↓↓↓

struct ConvArgs {
    const void *in; int in_stride;
    const void *wt;
    const float *bias;
    void *out; int out_stride; int out_dt;
    const void *res; int res_stride;
    int in_dt;
    int split;
    int pairk;
    const float *oscale;
    float out_inv_scale, res_scale;
    float mid_scale, mid_inv_scale;
    const void *w2; const float *b2; void *out2; int out2_stride, K2pad, act2;
    const void *w2f;
    const float *oscale2; float out2_inv_scale;
    int N, H, W, Cin_pad;
    int Ho, Wo, Cout;
    int ksize, stride, pad;
    int Kpad;
    int kchunk;
    int act;
    const void *zeros;
    uint32_t howo_mul, howo_shift, wo_mul, wo_shift;
    float *obj_out; int obj_attrs, obj_na; uint32_t obj_mul, obj_shift;
    unsigned long long *dbg;
    int dbg_light;
    int C2out;
    int tail_f32;
    uint32_t tc_mul, tc_shift, bpi_mul, bpi_shift, bpr_mul, bpr_shift;
};
inline int conv_kchunk(int cin_pad, int wdt) { const int row = wdt == DT_FP8 ? 128 : 64; return (wdt != DT_F32 && cin_pad % row == 0) ? row : cin_pad; }
inline void conv_magic(uint32_t d, uint32_t &mul, uint32_t &shift)
{
    if (d <= 1) { mul = 0; shift = 255; return; }
    uint32_t l = 0; while ((1u << l) < d) ++l;
    const unsigned k = 31 + l;
    mul = (uint32_t)(((unsigned long long)1 << k) / d + 1);
    shift = k - 32;
}
inline void conv_finalize(ConvArgs &a)
{
    conv_magic((uint32_t)(a.Ho * a.Wo), a.howo_mul, a.howo_shift);
    conv_magic((uint32_t)a.Wo, a.wo_mul, a.wo_shift);
}
inline ConvArgs conv_tile_magic(const ConvArgs &a0, int BC, int bh, int bw = 0)
{
    ConvArgs a = a0;
    if (bw == 0) bw = bh;
    conv_magic((uint32_t)((a.Cout + BC - 1) / BC), a.tc_mul, a.tc_shift);
    if (bh > 0) { const int br = (a.H + bh - 1) / bh, bc = (a.W + bw - 1) / bw; conv_magic((uint32_t)(br * bc), a.bpi_mul, a.bpi_shift); conv_magic((uint32_t)bc, a.bpr_mul, a.bpr_shift); }
    return a;
}

hipError_t conv_opt_in_lds(const void *kernel, size_t lds_bytes);
#define CONV_CFG_DIRECT 1000
bool conv_c8_direct_ok(const ConvArgs &a);
int conv_num_cfgs();
const char *conv_cfg_name(int cfg);
int conv_default_cfg(const ConvArgs &a);
bool conv_cfg_runs(const ConvArgs &a, int cfg);
int conv_resolve_cfg(const ConvArgs &a, int planned);
hipError_t launch_conv_bf16(const ConvArgs &a, int cfg, hipStream_t s);
bool conv_halo13_ok(const ConvArgs &a);
bool conv_halo_cfg_ok(const ConvArgs &a, int cfg);
bool conv_cfg_is_halo(int cfg);
hipError_t launch_conv_halo13(const ConvArgs &a, int cfg, hipStream_t s);
hipError_t launch_conv_halo13_diag(const ConvArgs &a, hipStream_t s, int variant = 0);
bool conv_cfg_tail_ok(int cfg, int cout, bool fp8, bool head = false);
hipError_t launch_conv_pair(const ConvArgs &a, int cfg, hipStream_t s);
struct StemPairArgs {
    const void *in;
    const uint8_t *in_u8; float in_scale, in_mul, in_add;
    const void *w0; const float *b0; int Kpad0, C0, act0;
    const void *w1; const float *b1; int Kpad1, act1;
    void *out; int out_stride;
    int N, H, W, Ho, Wo;
};
bool conv_stem_pair_ok(const StemPairArgs &a);
hipError_t launch_conv_stem_pair(const StemPairArgs &a, hipStream_t s);
bool conv_c8_direct_pair_ok(const ConvArgs &a);
hipError_t launch_conv_c8_direct_pair(const ConvArgs &a, hipStream_t s);
hipError_t launch_conv_fp8(const ConvArgs &a, int cfg, hipStream_t s);
hipError_t launch_conv_diag(const ConvArgs &a, hipStream_t s);
struct StemArgs {
    const void *in; int in_stride;
    const uint8_t *in_u8; float in_scale, in_mul, in_add;
    const void *w0; const float *b0; int Kpad0, C0, act0;
    const void *w1; const float *b1; int Kpad1, C1, act1;
    void *out; int out_stride;
    int dt;
    const void *w2; const float *b2; int Kpad2, C2, act2;
    void *out2; int out2_stride;
    int N, H, W, Ho, Wo;
    const void *zeros;
};
bool conv_stem_ok(const StemArgs &a);
hipError_t launch_conv_stem(const StemArgs &a, hipStream_t s);
// ... 54 lines not shown
hipError_t launch_upsample2x(const TView &in, const TView &out, int bilinear, hipStream_t s);
hipError_t launch_maxpool(const TView &in, const TView &out, int size, int stride, int pad, hipStream_t s);
hipError_t launch_reorg(const TView &in, const TView &out, int stride, int darknet, hipStream_t s);
hipError_t launch_add(const TView &a, const TView &b, const TView &out, hipStream_t s, float sa = 1.f, float sb = 1.f, float so = 1.f);
hipError_t launch_copy(const TView &in, const TView &out, hipStream_t s);
hipError_t launch_local(const TView &in, const TView &out, const void *w, const float *bias, int k, int stride, int pad, int act, hipStream_t s);
hipError_t launch_to_f32(const TView &in, float *out, hipStream_t s, float scale = 1.f);
hipError_t launch_from_f32(const float *in, const TView &out, hipStream_t s, float scale = 1.f);
enum { PAIR_ILV = 0, PAIR_B3 = 1 };
hipError_t launch_split_from_f32(const float *in, int in_stride, void *out, int out_stride, int Cp, size_t npix, hipStream_t s, int layout = PAIR_ILV);
hipError_t launch_split_to_f32(const void *in, int in_stride, int Cp, float *out, int out_stride, size_t npix, hipStream_t s, int layout = PAIR_ILV);
hipError_t launch_upsample2x_pair(const TView &in, const TView &out, int bilinear, hipStream_t s);
hipError_t launch_add_split(const void *a, int a_stride, const void *b, int b_stride, void *out, int out_stride, int Cp, size_t npix, hipStream_t s);

hipError_t launch_avgpool(const TView &in, bool in_pair, const TView &out, hipStream_t s);
#define CLS_SOFTMAX_MAX 8192
#define CLS_TOPK_MAX 32
struct SoftmaxArgs {
    const float *x; int x_stride;
    int n, groups, len; float temperature;
    float *probs; int p_stride;
    int top_k; int *cls; float *topk_probs;
};
hipError_t launch_softmax_topk(const SoftmaxArgs &a, hipStream_t s);
bool avgpool_softmax_ok(const TView &in, const SoftmaxArgs &a);
hipError_t launch_avgpool_softmax(const TView &in, float *pooled, int pooled_stride, const SoftmaxArgs &a, hipStream_t s);

struct TreeDev { int n, groups, levels; const int *parent, *child, *goff, *gsize, *leaf, *order, *lvl; };
struct TreeRows { const float *x; size_t rows; int na, cell_stride, an_stride, off; };
enum { TREE_CONDITIONAL = 0, TREE_ABSOLUTE = 1, TREE_LEAVES = 2 };
hipError_t launch_tree_softmax(const TreeDev &t, const TreeRows &x, float temperature, int mode, float *out, int out_stride,
                               int top_k, int *cls, float *topk_probs, hipStream_t s);
hipError_t launch_tree_top(const TreeDev &t, const TreeRows &x, float hier_thresh, int *labels, hipStream_t s);
struct DecodeArgs;
hipError_t launch_decode_region_tree(const DecodeArgs &a, const TreeDev &t, hipStream_t s);
hipError_t launch_tree_score_rows(const float *det, size_t nrows, int attrs, const TreeDev &t, float hier_thresh, float *scores, int *labels, hipStream_t s);
hipError_t launch_decode_region_tree_lean(const DecodeArgs &a, const TreeDev &t, float hier_thresh, float *scores, int *labels, hipStream_t s);
hipError_t launch_darknet_tree_probs(const float *det, int attrs, const TreeDev &t, float thresh, float hier_thresh, const int *map200,
                                     float *rec, const int *src, const int *count, int cap, hipStream_t s);
hipError_t launch_head_darknet_layout_tree(const float *raw, int raw_stride, int cells, int na, int classes, const TreeDev &t, float *out, hipStream_t s);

↑↑↑

**Prompt**:
Go back to the listing above. Copy word for word the lines from the one with "hipError_t launch_add_split(const void" through the one with "bool avgpool_softmax_ok(const TView", and nothing more.

**Answer to this problem**:
hipError_t launch_add_split(const void *a, int a_stride, const void *b, int b_stride, void *out, int out_stride, int Cp, size_t npix, hipStream_t s);

hipError_t launch_avgpool(const TView &in, bool in_pair, const TView &out, hipStream_t s);
#define CLS_SOFTMAX_MAX 8192
#define CLS_TOPK_MAX 32
struct SoftmaxArgs {
    const float *x; int x_stride;
    int n, groups, len; float temperature;
    float *probs; int p_stride;
    int top_k; int *cls; float *topk_probs;
};
hipError_t launch_softmax_topk(const SoftmaxArgs &a, hipStream_t s);
bool avgpool_softmax_ok(const TView &in, const SoftmaxArgs &a);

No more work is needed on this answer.